Tiraron la estatua de la plaza mayor poco antes de las
fiestas del pueblo. Se rompió un brazo del impacto contra el suelo y él, que
andaba jugando cerca, recogió un dedo de metal que cayó justo en sus pies. No
podía dejar de mirar la estatua mientras los mayores celebraban la caída de
quién había sido su jefe de estado durante décadas.
Él, no entendía por qué un
trozo de metal podía tener tanto simbolismo. El niño de buenas notas y misa
diaria, con sus ocho años cargados de inocencia, se descubría mirando a la
gente de su pueblo rompiendo lo que hasta entonces habían llamado arte. Y él,
se sentía fuera de aquello, solo era un niño.
Se guardó el dedo de metal en el bolsillo y salió corriendo
de la plaza. Le preguntó a su madre por qué estaban tirando la estatua más
importante del pueblo y su madre le contó la historia de aquel dictador.
Dos días más tarde, en la iglesia se quedó mirando las figuras
e imágenes mientras todos rezaban de rodillas ante ellas.
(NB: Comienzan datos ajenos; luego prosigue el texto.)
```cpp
struct DedupResult { uint64_t total, dups; };
hipError_t launch_dedup(const KeyRec* keys, uint64_t n, uint8_t* flags, void* work, size_t work_bytes, DedupResult* d_res, hipStream_t s);
size_t dedup_work_bytes(uint64_t n);
size_t radix64_count_bytes(uint64_t n);
hipError_t launch_radix64(uint64_t*& rA, uint64_t*& rB, uint64_t n, int lo_bit, int nbits, uint32_t* cnt, hipStream_t s);
size_t partition_work_bytes();
hipError_t launch_partition(const KeyRec* keys, uint64_t n, const uint16_t* d_lut, uint32_t world, uint32_t* hist, KeyRec* send, uint32_t* perm, uint32_t* G_out, hipStream_t s);
hipError_t launch_unpermute(const uint8_t* in, const uint32_t* perm, uint64_t n, uint8_t* out, unsigned long long* dups, hipStream_t s);
hipError_t launch_chrstat(const KeyRec* keys, uint64_t n, const uint16_t* dense_of_slot, uint32_t ndense, unsigned long long* counts, hipStream_t s);

hipError_t launch_synth_sizes(const SynParams& p, uint64_t first, uint64_t n, uint64_t* sizes, hipStream_t s);
hipError_t launch_exscan(uint64_t* v, uint64_t n, uint64_t* total, hipStream_t s);
hipError_t launch_synth_write(const SynParams& p, uint64_t first, uint64_t n, const uint64_t* offs, char* out, hipStream_t s);
hipError_t launch_synth_tail(const SynParams& p, char* out, hipStream_t s);
size_t synth_tail_bytes(const SynParams& p);

}
```

Before: 2.339 billion read-pairs/s.

## Fuse per-chromosome-pair counting into dedup prep kernel and stash results

The chromosome-pair count histogram is now computed inside the dedup prep kernel, which already reads every key. Counts go to a shared-memory 32x32 table, with global atomics as the fallback. The result is stashed on the host and validated by a generation counter, key count and emitted count, so the later chrstat call skips its own pass over the keys and its separate kernel launch. The trade-off is a grid-stride prep kernel capped at 2048 workgroups, an extra host sync for the dense map before dedup, and stash invalidation logic that must stay correct.

```diff
diff --git a/microcket_amd/csrc/mkt_capi.cpp b/microcket_amd/csrc/mkt_capi.cpp
--- a/microcket_amd/csrc/mkt_capi.cpp
+++ b/microcket_amd/csrc/mkt_capi.cpp
@@ -143,6 +143,7 @@
 static int enqueue_block(mkt_ctx* c, const uint8_t* d_text, size_t n, int cfg, const TileDims& dims, size_t slot, const StreamOut* so = nullptr) {
     if (((uintptr_t)d_text & 15u) != 0) return fail(c, MKT_E_ARG, "block text must be 16-byte aligned");
     if (n >= kMaxBlock) return fail(c, MKT_E_ARG, "block of %zu bytes: must be < 2 GiB - 64 KiB", n);
+    ++c->key_gen;
     const uint32_t ntiles = num_tiles((uint32_t)n, dims.tile);
     BlockWs ws{nullptr, ntiles};
     const size_t ws_bytes = ws.bytes();
@@ -808,6 +809,7 @@
     HIPCHK(c, hipMemsetAsync(c->d_run, 0, sizeof(DevRun), c->stream));
     HIPCHK(c, hipStreamSynchronize(c->stream));
     c->acc = RunAccum();
+    ++c->key_gen; c->chr_stash.valid = false;
     c->sc_unfolded = 0; c->bytes_unsynced = 0; c->emitted_unfolded = 0;
     c->sc_density = 0; c->key_density = 0; c->probing = true;
     c->dims_probed = c->p.tiles != MKT_TILES_AUTO || c->p.ordered || c->cfg == CFG_SMALL;
diff --git a/microcket_amd/csrc/mkt_capi_ext.cpp b/microcket_amd/csrc/mkt_capi_ext.cpp
--- a/microcket_amd/csrc/mkt_capi_ext.cpp
+++ b/microcket_amd/csrc/mkt_capi_ext.cpp
@@ -3,6 +3,8 @@
 extern "C" {
 
 static int ensure_dedup_work(mkt_ctx* c, uint64_t n);
+typedef std::vector<std::pair<std::string, uint32_t>> ChrNames;
+static int chr_dense_map(mkt_ctx* c, ChrNames& used);
 int mkt_ext_dedup(mkt_ctx* c, int drop_last, uint64_t* total, uint64_t* dups, uint8_t* flags, size_t flags_cap) {
     if (!c) return MKT_E_ARG;
     if (!(c->p.extensions & MKT_EXT_KEYS)) return fail(c, MKT_E_STATE, "context created without MKT_EXT_KEYS");
@@ -15,11 +17,23 @@
     if (flags && flags_cap < n) return fail(c, MKT_E_ARG, "flags buffer too small (%llu needed)", (unsigned long long)n);
     const size_t wb = dedup_work_bytes(n);
     if ((rc = ensure_dedup_work(c, n))) return rc;
-    HIPCHK(c, launch_dedup(c->d_key_list, n, c->d_dd_flags, c->d_dd_work.get(), wb, c->d_dd_res, c->stream));
+    mkt_ctx::ChrStash& st = c->chr_stash;
+    st.valid = false;
+    st.used.clear();
+    if (c->d_chr && (rc = chr_dense_map(c, st.used))) return rc;
+    const uint32_t nd = (uint32_t)st.used.size();
+    const size_t cnt_bytes = (size_t)nd * nd * sizeof(unsigned long long);
+    HIPCHK(c, launch_dedup(c->d_key_list, n, c->d_dd_flags, c->d_dd_work.get(), wb, c->d_dd_res, c->stream,
+                           nd ? c->d_dense.get() : nullptr, nd, nd ? c->d_chr_counts.get() : nullptr));
     HIPCHK(c, hipMemcpyAsync(c->h_dd_res, c->d_dd_res, sizeof(DedupResult), hipMemcpyDeviceToHost, c->stream));
+    if (nd) HIPCHK(c, hipMemcpyAsync(c->h_chr_counts, c->d_chr_counts, cnt_bytes, hipMemcpyDeviceToHost, c->stream));
     if (flags) HIPCHK(c, hipMemcpyAsync(flags, c->d_dd_flags, n, hipMemcpyDeviceToHost, c->stream));
     HIPCHK(c, hipStreamSynchronize(c->stream));
     if (dups) *dups = c->h_dd_res->dups;
+    if (nd) {
+        st.counts.assign(c->h_chr_counts.get(), c->h_chr_counts.get() + (size_t)nd * nd);
+        st.n = n; st.emitted = c->acc.emitted; st.gen = c->key_gen; st.valid = true;
+    }
     return MKT_OK;
 }
 int mkt_ext_chr_names(mkt_ctx* c, char* out, size_t cap, size_t* len) {
@@ -255,14 +269,7 @@
     if (sum != all_dups) return fail(c0, MKT_E_KERNEL, "duplicate counts disagree after the exchange (%llu marked, %llu returned)", (unsigned long long)all_dups, (unsigned long long)sum);
     return MKT_OK;
 }
-int mkt_ext_chrstat(mkt_ctx* c, int drop_last, char* out, size_t cap, size_t* len) {
-    if (!c || !len) return MKT_E_ARG;
-    if (!(c->p.extensions & MKT_EXT_KEYS)) return fail(c, MKT_E_STATE, "context created without MKT_EXT_KEYS");
-    int rc = mkt_sync(c);
-    if (rc) return rc;
-    *len = 0;
-    const uint64_t n = ext_key_count(c, drop_last);
-    if (n == 0 || !c->d_chr) return MKT_OK;
+static int chr_dense_map(mkt_ctx* c, ChrNames& used) {
     const size_t name_bytes = (size_t)kChrSlots * 64, hash_bytes = kChrSlots * sizeof(unsigned long long);
     if (!c->h_chr_stage) HIPCHK(c, c->h_chr_stage.alloc(hash_bytes + name_bytes + kChrSlots * sizeof(uint16_t)));
     unsigned long long* hh = (unsigned long long*)c->h_chr_stage.get();
@@ -271,21 +278,43 @@
     HIPCHK(c, hipMemcpyAsync(hh, c->d_chr->hash, hash_bytes, hipMemcpyDeviceToHost, c->stream));
     HIPCHK(c, hipMemcpyAsync(names, c->d_chr->name, name_bytes, hipMemcpyDeviceToHost, c->stream));
     HIPCHK(c, hipStreamSynchronize(c->stream));
-    std::vector<std::pair<std::string, uint32_t>> used;
+    used.clear();
     for (uint32_t s2 = 0; s2 < kChrSlots; ++s2) if (hh[s2]) used.emplace_back(std::string((const char*)&names[(size_t)s2 * 64], names[(size_t)s2 * 64 + 63]), s2);
     std::sort(used.begin(), used.end());
     const uint32_t nd = (uint32_t)used.size();
+    if (nd == 0) return MKT_OK;
     memset(dense, 0, kChrSlots * sizeof(uint16_t));
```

Estaba agarrando el
dedo de metal dentro del bolsillo, estaba poniendo todas las fuerzas que un
niño de ocho años puede poner para entender algo y como no llegaba a ninguna
conclusión, luego de enfadarse consigo mismo salió llorando de la iglesia.
Lloraba porque no podía ser adulto, porque no podía entender
lo que pasaba a su alrededor, porque no podía pensar como los demás y porque no
podía dejar de darle vueltas a aquello. Su madre le abrazó y le calmó y le
preguntó mil veces que le pasaba y el niñito contestó al fin: yo quiero
quedarme el dedo de metal pero tengo miedo de guardarlo y volverme como ellos.
Habían tirado una estatua y lo habían celebrando pensando
que empezaba la libertad, pero el niño vio que luego iban a la iglesia y
rezaban a diez estatuas más. Vio a las mismas personas hacer las cosas como
dios, cuyo hijo estaba en una estatua, les decía que las hicieran y el pobre
niño no podía encontrar la diferencia entre una estatua y otra. Él solo veía
hombres manejando a otros y a nadie le importaba donde cayeran los restos de
esas estatuas.
Su madre le dijo que tirara el dedo si le daba miedo y que
la diferencia entre ser un hombre bueno y malo no estaba en una estatua.
El niño decidió tirar el dedo al llegar a casa.
Mañana se habrá olvidado de todo esto, pensaba su madre.
Se equivocaba, treinta años después, el dedo seguía en la
mesita de noche. Nunca más volvió a
creer en dios, por suerte, tampoco en dictadores.
Es profesor de historia y siempre cuenta esta anécdota. Hay
que ser poeta para que aprendizajes así no se borren nunca de la memoria, aunque
haya poesías que no haga falta escribirlas.
PD: ni dios, ni iglesia ni ningún nombre relacionado con tan
basta hipocresía merecen llevar una letra mayúscula.